While I’ve got your attention, we need to discuss a related matter. Maybe you’re thinking you know another use for nitroglycerin — in the “nitro-burning” funny cars at drag races. (You know, the ones they have on Sunday, Sunday, Sunday!) Sorry, but no — drag racers aren’t that crazy, though they’re still pretty crazy, as we shall see. The fuel in question is nitromethane. This nitro compound provides extra horsepower, although it contains less energy than gasoline on a per-pound basis. Unlike gasoline, nitromethane has some oxygen built into its molecular structure, meaning the engine doesn’t have to draw in as much air to support combustion — the ratio of air to fuel vapor in a conventionally powered engine is 15:1, compared to 1.7:1 if you’re burning nitromethane. Less air = more room for fuel in the cylinder head = more power. Lots more power. Provided your engine can handle the extra load, you can get two or three times the horsepower from your beater by changing to nitro.
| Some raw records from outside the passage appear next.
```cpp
int fuse_scores_enqueue_locked(pg_ctx* ctx, const pg_expr* e, const int* var_src, int nv, const float* d_recall, const float* d_rank,
                               size_t rank_stride, uint32_t n, uint32_t items_per_flag, double* d_vars, uint32_t* d_err, double* d_fused) {
    hipStream_t st = ctx->stream;
    int rc;
    VarSrc vs;
    const int n_rw = expr_num_rewrites(e);
    int wide = std::max(nv, 1);
    for (int r = 0; r < n_rw; ++r) wide = std::max(wide, expr_rewrite_num_vars(e, r));
    double* const d_rw = d_vars + (size_t)wide * n;
    const uint32_t bind_grid = (std::max(n, (uint32_t)kMaxQueries) + 255) / 256;
    bool zeroed = false;
    for (int r = 0, at = nv; r < n_rw; ++r) {
        const int nvr = expr_rewrite_num_vars(e, r);
        for (int i = 0; i < 32; ++i) vs.src[i] = i < nvr ? (int8_t)var_src[at + i] : (int8_t)-1;
        at += nvr;
        if (nvr > 0 || !zeroed) {
            bind_vars_kernel<<<bind_grid, 256, 0, st>>>(d_recall, d_rank, rank_stride, n, (uint32_t)nvr, vs, d_vars, d_err, nullptr, zeroed ? 0 : 1);
            PG_HIP(hipGetLastError());
            zeroed = true;
        }
        if ((rc = expr_rewrite_eval_enqueue_locked(ctx, e, r, d_vars, n, d_rw + (size_t)r * n, d_err, items_per_flag))) return rc;
    }
    for (int i = 0; i < 32; ++i) vs.src[i] = i < nv ? (int8_t)var_src[i] : (int8_t)-1;
    if (nv > 0) {
        bind_vars_kernel<<<bind_grid, 256, 0, st>>>(d_recall, d_rank, rank_stride, n, (uint32_t)nv, vs, d_vars, d_err, d_rw, zeroed ? 0 : 1);
        PG_HIP(hipGetLastError());
    } else if (!zeroed) {
        PG_HIP(hipMemsetAsync(d_err, 0, (size_t)kMaxQueries * 4, st));
    }
    return expr_eval_enqueue_locked(ctx, e, d_vars, n, d_fused, d_err, items_per_flag);
}

int post_fuse_sort_locked(pg_ctx* ctx, const RecommendCall& c, uint32_t q0, uint32_t nq, const PostScratch& ps) {
    const uint32_t n = nq * c.k;
    const size_t o = (size_t)q0 * c.k;
    hipStream_t st = ctx->stream;
    int rc;
    if ((rc = fuse_scores_enqueue_locked(ctx, c.e, c.var_src, c.nv, c.d_recall + o, c.d_rank + o, c.rank_stride, n, c.k, ps.d_vars, ps.d_err,
                                         c.d_fused + o)))
        return rc;
    if (c.pads) {
        mask_pads_kernel<<<(n + 255) / 256, 256, 0, st>>>(c.d_rows + o, n, c.d_rank + o, c.rank_stride, c.planes(), c.d_fused + o);
        PG_HIP(hipGetLastError());
    }
    return sort_dev_locked(ctx, c.d_fused + o, ps.d_off, nq, n, c.k, 1, c.d_order + o);
}

int rerank_select_locked(pg_ctx* ctx, const RecommendCall& c, uint32_t q0, uint32_t nq, const PostScratch& ps) {
    const uint32_t C = c.rerank.candidates;
    const size_t o = (size_t)q0 * c.k;
    if (c.k < C) {
        set_error("recommend: the DPP stage wants %u candidates, the lists hold k = %u", C, c.k);
        return PG_ERR_UNSUPPORTED;
    }
    int rc;
    if ((rc = sorted_head_launch(ctx->stream, c.d_order + o, c.d_rows + o, c.d_fused + o, nq, c.k, C, ps.c_rows, ps.c_rel))) return rc;
    return dpp_norm_relevance_launch(ctx->stream, ps.c_rel, nq, C, c.rerank.dpp.norm_relevance_score, ps.c_bail);
}
int rerank_run_locked(pg_ctx* ctx, const RecommendCall& c, uint32_t q0, uint32_t nq, const PostScratch& ps) {
    const uint32_t C = c.rerank.candidates;
    int rc;
    if ((rc = dpp_run_locked(ctx, ps.c_emb, nullptr, ps.c_rel, nq, C, c.t->dim, 0, c.rerank.dpp.alpha, c.top_n, c.rerank.dpp.window,
                             c.rerank.dpp.normalize_emb, 1, 1, c.d_pick + (size_t)q0 * c.top_n, c.d_pick_cnt + q0)))
        return rc;
    if (c.rerank.dpp.norm_relevance_score)
        return dpp_bail_fix_launch(ctx->stream, ps.c_bail, nq, C, c.top_n, c.d_pick + (size_t)q0 * c.top_n, c.d_pick_cnt + q0);
    return PG_OK;
}

static int recommend_post_locked(pg_ctx* ctx, const RecommendCall& c, uint32_t q0, uint32_t nq, const PostScratch& ps) {
    const uint32_t n = nq * c.k;
    const size_t o = (size_t)q0 * c.k;
    int rc;
    if ((rc = rows_to_local_offsets_locked(ctx, c.t, c.d_rows + o, nq, c.k, ps.d_local, ps.d_off))) return rc;
    for (int a = 0; a < c.n_algos; ++a) {
        const RankAlgoRef& al = c.algos[a];
        float* out = c.d_rank + (size_t)c.plane0[a] * c.rank_stride + o;
        const float* users = c.d_queries + (size_t)q0 * c.t->dim;
        if ((rc = rank_algo_locked(ctx, al, c.t, users, c.d_ufids ? c.d_ufids + (size_t)q0 * c.ufid_stride : nullptr, ps.d_local, ps.d_off, nq, n,
                                   out, c.rank_stride)))
            return rc;
    }
    if ((rc = post_fuse_sort_locked(ctx, c, q0, nq, ps))) return rc;
    if (c.rerank.kind == 1) {
        if (c.t->rows < c.rerank.candidates) {
            set_error("recommend: the DPP stage wants %u candidates, the table has %llu rows", c.rerank.candidates, (unsigned long long)c.t->rows);
            return PG_ERR_UNSUPPORTED;
        }
        if ((rc = rerank_select_locked(ctx, c, q0, nq, ps))) return rc;
        if ((rc = gather_global_rows_launch(ctx->stream, c.t, ps.c_rows, nq * c.rerank.candidates, ps.c_emb))) return rc;
        if ((rc = rerank_run_locked(ctx, c, q0, nq, ps))) return rc;
    }
    return PG_OK;
}

int rank_algo_locked(pg_ctx* ctx, const RankAlgoRef& al, const pg_table* t, const float* d_user, const int32_t* d_ufids,
                     const uint32_t* d_cand, const uint32_t* d_off, uint32_t n_req, uint32_t n_items, float* d_out, size_t out_stride) {
    if (al.m->kind == PG_MODEL_DNN3) return rank_dnn3_dev_locked(ctx, al.m, t, d_user, d_cand, d_off, n_req, n_items, d_out, out_stride);
    if (al.irows) return rank_fm2t_irows_dev_locked(ctx, al.m, al.irows, d_user, d_ufids, d_cand, d_off, n_req, n_items, d_out);
    return rank_fm2t_rows_dev_locked(ctx, al.m, al.fs, al.item_field_cols, d_user, d_ufids, d_cand, d_off, n_req, n_items, d_out);
}

int recommend_enqueue(pg_ctx* ctx, const RecommendCall& c, PipeRun* r, bool first) {
    if (c.t->d_row_map) {
        set_error("recommend: the table is a filtered view (pg_table_view_create) — views serve the recall calls only");
        return PG_ERR_UNSUPPORTED;
    }
    std::lock_guard<std::mutex> g(ctx->mu);
    TimersScope quiet(ctx, c.timers);
    TableRead tr(c.t->rw);
    int rc;
    PostScratch ps;
    if ((rc = post_scratch(ctx, c, c.nq, &ps))) return rc;
    r->patched = false;
    if (!first && r->job.table_gen != c.t->generation.load(std::memory_order_relaxed)) first = true;
    if (first) {
// ... 99 lines not shown
        if (hipEventSynchronize(tk->run->done) != hipSuccess) {
            pg::set_error("pg_recommend_end: %s", hipGetErrorString(hipGetLastError()));
            rc = PG_ERR_DEVICE;
            break;
        }
        if ((rc = pg::recommend_verify(ctx, tk->run, &ok, &tk->call))) break;
        if (!ok && (rc = pg::recommend_enqueue(ctx, tk->call, tk->run, false))) break;
    }
    if (!rc) {
        if (scan_ms) *scan_ms = tk->run->job.scan_ms;
        for (uint32_t q = 0; q < tk->call.nq; ++q)
            if (tk->run->h_status[pg::kExprFlagAt + q]) {
                pg::set_expr_arith_error(tk->call.e);
                rc = PG_ERR_ARITH;
                break;
            }
    }
    pg::pipe_run_release(ctx, tk->run);
    delete tk;
    return rc;
}

int pg_fuse_scores_dev(pg_ctx* ctx, const pg_expr* e, const char* const* plane_names, uint32_t n_planes, const float* d_rank,
                       size_t rank_stride, const float* d_recall, uint32_t n, double* d_fused) {
    PG_REQUIRE(ctx && e && (n_planes == 0 || (plane_names && d_rank)) && d_recall && d_fused, "pg_fuse_scores_dev: NULL argument");
    PG_REQUIRE(n_planes <= (uint32_t)pg::kMaxPlanes, "pg_fuse_scores_dev: %u planes (at most %d)", n_planes, pg::kMaxPlanes);
    if (n == 0) return PG_OK;
    std::vector<int> var_src;
    pg::ExprHold hold;
    hold.take(e);
    int rc;
    if ((rc = pg::recommend_bind_vars(e, plane_names, (int)n_planes, &var_src, "pg_fuse_scores_dev"))) return rc;
    const int nv = pg_expr_num_vars(e), n_rw = pg::expr_num_rewrites(e);
    int wide = std::max(nv, 1);
    for (int r = 0; r < n_rw; ++r) wide = std::max(wide, pg::expr_rewrite_num_vars(e, r));
    std::lock_guard<std::mutex> g(ctx->mu);
    void* buf;
    const size_t b_vars = (((size_t)(wide + n_rw) * n * 8) + 255) & ~(size_t)255;
    if ((rc = pg::scratch_reserve(ctx, 15, b_vars + (size_t)pg::kMaxQueries * 4, &buf))) return rc;
    double* const d_vars = (double*)buf;
    uint32_t* const d_err = (uint32_t*)((char*)buf + b_vars);
    if ((rc = pg::fuse_scores_enqueue_locked(ctx, e, var_src.data(), nv, d_recall, d_rank, rank_stride, n, 0u, d_vars, d_err, d_fused))) return rc;
    PG_HIP(hipMemcpyAsync(ctx->h_status + 321, d_err, 4, hipMemcpyDeviceToHost, ctx->stream));
    PG_HIP(hipStreamSynchronize(ctx->stream));
    if (ctx->h_status[321] != 0) {
        pg::set_expr_arith_error(e);
        return PG_ERR_ARITH;
    }
    return PG_OK;
}

int pg_recommend_end_timed(pg_ctx* ctx, pg_ticket* tk, uint32_t timeout_us, double* scan_ms) {
    PG_REQUIRE(ctx && tk, "pg_recommend_end_timed: NULL argument");
    if (timeout_us) {
        const auto deadline = std::chrono::steady_clock::now() + std::chrono::microseconds(timeout_us);
        for (;;) {
            const hipError_t q = hipEventQuery(tk->run->done);
            if (q == hipSuccess) break;
            if (q != hipErrorNotReady) {
                pg::set_error("pg_recommend_end_timed: %s", hipGetErrorString(q));
                return PG_ERR_DEVICE;
            }
            if (std::chrono::steady_clock::now() >= deadline) {
                pg::set_error("pg_recommend_end_timed: the batch did not complete within %u us (the ticket stays valid)", timeout_us);
                return PG_ERR_TIMEOUT;
            }
            std::this_thread::sleep_for(std::chrono::microseconds(50));
        }
    }
    return pg_recommend_end(ctx, tk, scan_ms);
}

int pg_recommend_dnn3_dev(pg_ctx* ctx, const pg_table* t, const pg_model* m, const pg_expr* e, const char* rank_var,
                          const float* d_queries, uint32_t nq, uint32_t k, uint64_t* d_out_rows,
                          float* d_out_recall_scores, float* d_out_rank_scores, double* d_out_fused,
// ... 11 lines not shown
```

pairec_amd/csrc/pipeline.hpp:

```cpp
#pragma once
#include "common.hpp"

namespace pg {

struct RecommendCall;
struct PipeRun {
    RecallJob job;
    uint32_t* h_status = nullptr;
    std::vector<hipEvent_t> events;
    hipEvent_t done = nullptr;
    bool patched = false;
};
constexpr uint32_t kExprFlagAt = 320;
constexpr uint32_t kPipeStatusWords = 640;

int pipe_run_acquire(pg_ctx* ctx, PipeRun** out);
void pipe_run_release(pg_ctx* ctx, PipeRun* r);

constexpr int kMaxAlgos = 4;
struct RankAlgoRef {
    const pg_model* m = nullptr;
    const pg_features* fs = nullptr;
    int32_t item_field_cols[16] = {0};
    const pg_item_rows* irows = nullptr;
// ... 11 lines not shown
struct RecommendCall {
    bool timers = true;
    const pg_table* t = nullptr;
    RankAlgoRef algos[kMaxAlgos];
    int n_algos = 0;
    const pg_expr* e = nullptr;
    const int* var_src = nullptr;
    int nv = 0;
    const float* d_queries = nullptr;
    const int32_t* d_ufids = nullptr;
    uint32_t ufid_stride = 0;
    uint32_t nq = 0, k = 0;
    uint64_t* d_rows = nullptr;
    float* d_recall = nullptr;
    float* d_rank = nullptr;
    size_t rank_stride = 0;
    int plane0[kMaxAlgos] = {0, 1, 2, 3};
    int n_planes = 0;
    int planes() const { return n_planes ? n_planes : n_algos; }
    double* d_fused = nullptr;
    uint32_t* d_order = nullptr;
    uint32_t* d_count = nullptr;
    bool pads = false;
    RerankStage rerank;
    uint32_t top_n = 0;
    uint32_t* d_pick = nullptr;
    uint32_t* d_pick_cnt = nullptr;
};
int recommend_bind_vars(const pg_expr* e, const char* const* names, int n_algos, std::vector<int>* var_src, const char* who);
int recommend_enqueue(pg_ctx* ctx, const RecommendCall& c, PipeRun* r, bool first);
int recommend_verify(pg_ctx* ctx, PipeRun* r, bool* ok, const RecommendCall* c = nullptr);
struct PostScratch {
    uint32_t *d_local, *d_off, *d_err;
    double* d_vars;
    uint64_t* c_rows;
    double* c_rel;
    float* c_emb;
    uint32_t* c_bail;
};
int post_scratch(pg_ctx* ctx, const RecommendCall& c, uint32_t nq, PostScratch* ps);
int post_fuse_sort_locked(pg_ctx* ctx, const RecommendCall& c, uint32_t q0, uint32_t nq, const PostScratch& ps);
int fuse_scores_enqueue_locked(pg_ctx* ctx, const pg_expr* e, const int* var_src, int nv, const float* d_recall, const float* d_rank,
                               size_t rank_stride, uint32_t n, uint32_t items_per_flag, double* d_vars, uint32_t* d_err, double* d_fused);
int rerank_select_locked(pg_ctx* ctx, const RecommendCall& c, uint32_t q0, uint32_t nq, const PostScratch& ps);
int rerank_run_locked(pg_ctx* ctx, const RecommendCall& c, uint32_t q0, uint32_t nq, const PostScratch& ps);

int rows_to_local_locked(pg_ctx* ctx, const pg_table* t, const uint64_t* d_rows, uint32_t n, uint32_t* d_local,
                         uint8_t* d_owned);
int uniform_offsets_locked(pg_ctx* ctx, uint32_t nq, uint32_t k, uint32_t* d_off);
int rows_to_local_offsets_locked(pg_ctx* ctx, const pg_table* t, const uint64_t* d_rows, uint32_t nq, uint32_t k, uint32_t* d_local,
                                 uint32_t* d_off);
int sorted_head_launch(hipStream_t st, const uint32_t* d_order, const uint64_t* d_rows, const double* d_fused, uint32_t nq,
                       uint32_t k, uint32_t C, uint64_t* d_c_rows, double* d_c_rel);
int gather_global_rows_launch(hipStream_t st, const pg_table* t, const uint64_t* d_global_rows, uint32_t n, float* d_out);
size_t page_entry_bytes(int n_algos);
int page_launch(hipStream_t st, const uint32_t* d_order, const uint32_t* d_pick, const uint32_t* d_pick_cnt,
                const uint64_t* d_rows, const float* d_recall, const float* d_rank, size_t rank_stride, int n_algos,
                const double* d_fused, uint32_t nq, uint32_t k, uint32_t top_n, char* d_page);
int dpp_norm_relevance_launch(hipStream_t st, double* d_rel, uint32_t nq, uint32_t n, int mode, uint32_t* d_bail);
int dpp_bail_fix_launch(hipStream_t st, const uint32_t* d_bail, uint32_t nq, uint32_t n, uint32_t top_n, uint32_t* d_pick,
                        uint32_t* d_pick_cnt);
bool dpp_norm_relevance_host(const double* rel, uint32_t n, int mode, double* out);
int ssd_run_locked(pg_ctx* ctx, const pg_table* t, const uint32_t* d_cand, const double* d_rel, uint32_t R, uint32_t n,
                   double gamma, uint32_t T, uint32_t window, int normalize_emb, int ensure_pos_similarity, int use_ssd_star,
                   uint32_t* d_out);
bool ssd_batchable(uint32_t d1, uint32_t window);
bool ssd_norm_quality_host(const double* rel, uint32_t n, int mode, double* out);

}
```

Measured before the change: 271.0 million ranked items/s.

## Fuse variable binding into expression eval kernel and fold error zeroing into rows_to_local

Removes the separate bind_vars kernel that materialized every expression variable as an fp64 array. The expression evaluator now loads each variable directly from the recall/rank float planes or the rewrite outputs through a source map. Zeroing of the error flags is folded into the rows_to_local kernel, so it no longer needs its own memset or kernel. This saves kernel launches and the HBM write and read-back of the variable arrays. The catch is a per-variable branch and indirect load inside the interpreter loop.

```diff
diff --git a/pairec_amd/csrc/common.hpp b/pairec_amd/csrc/common.hpp
--- a/pairec_amd/csrc/common.hpp
+++ b/pairec_amd/csrc/common.hpp
@@ -479,8 +479,15 @@
 const char* expr_rewrite_source(const pg_expr* e, int r);
 int expr_rewrite_num_vars(const pg_expr* e, int r);
 const char* expr_rewrite_var_name(const pg_expr* e, int r, int i);
-int expr_rewrite_eval_enqueue_locked(pg_ctx* ctx, const pg_expr* e, int r, const double* d_vars, uint32_t n_items, double* d_out,
-                                     uint32_t* d_err, uint32_t items_per_flag);
+struct ExprBind {
+    const float* recall;
+    const float* rank;
+    size_t rank_stride;
+    const double* rw;
+    int8_t src[32];
+};
+int expr_eval_bound_enqueue_locked(pg_ctx* ctx, const pg_expr* e, int r, const ExprBind& b, uint32_t n_items, double* d_out,
+                                   uint32_t* d_err, uint32_t items_per_flag);
 int table_gather_locked(pg_ctx* ctx, const pg_table* t, const uint32_t* d_rows, uint32_t n, float* d_out);
 int dpp_run_locked(pg_ctx* ctx, const float* d_emb32, const double* d_hook, const double* d_rel, uint32_t R, uint32_t n,
                    uint32_t d, uint32_t hook_dim, double alpha, uint32_t topn, uint32_t window, int normalize,
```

Unfortunately, nitromethane, like nitroglycerin, has a few practical drawbacks. One is that combustion is seldom complete before the hot gases are pushed out of the engine, meaning that dragsters typically spit fire from their exhaust pipes. (One recognizes that many aficionados of the sport don’t consider this a drawback.) Another is that nitro can be tricky to handle. Though it’s not very volatile (at room temperature, a match dropped in it will go out), I understand that if you smack a hammer into a puddle of nitro on the garage floor, well, you da bomb — or, perhaps more accurately, you da shrapnel. I’ll spare you the chemistry, and won’t even take points off if you get your methane mixed up with your glycerin, provided you take home the essential point, namely that if you’ve got nitro in there somewhere, it’s not going to be a dull day.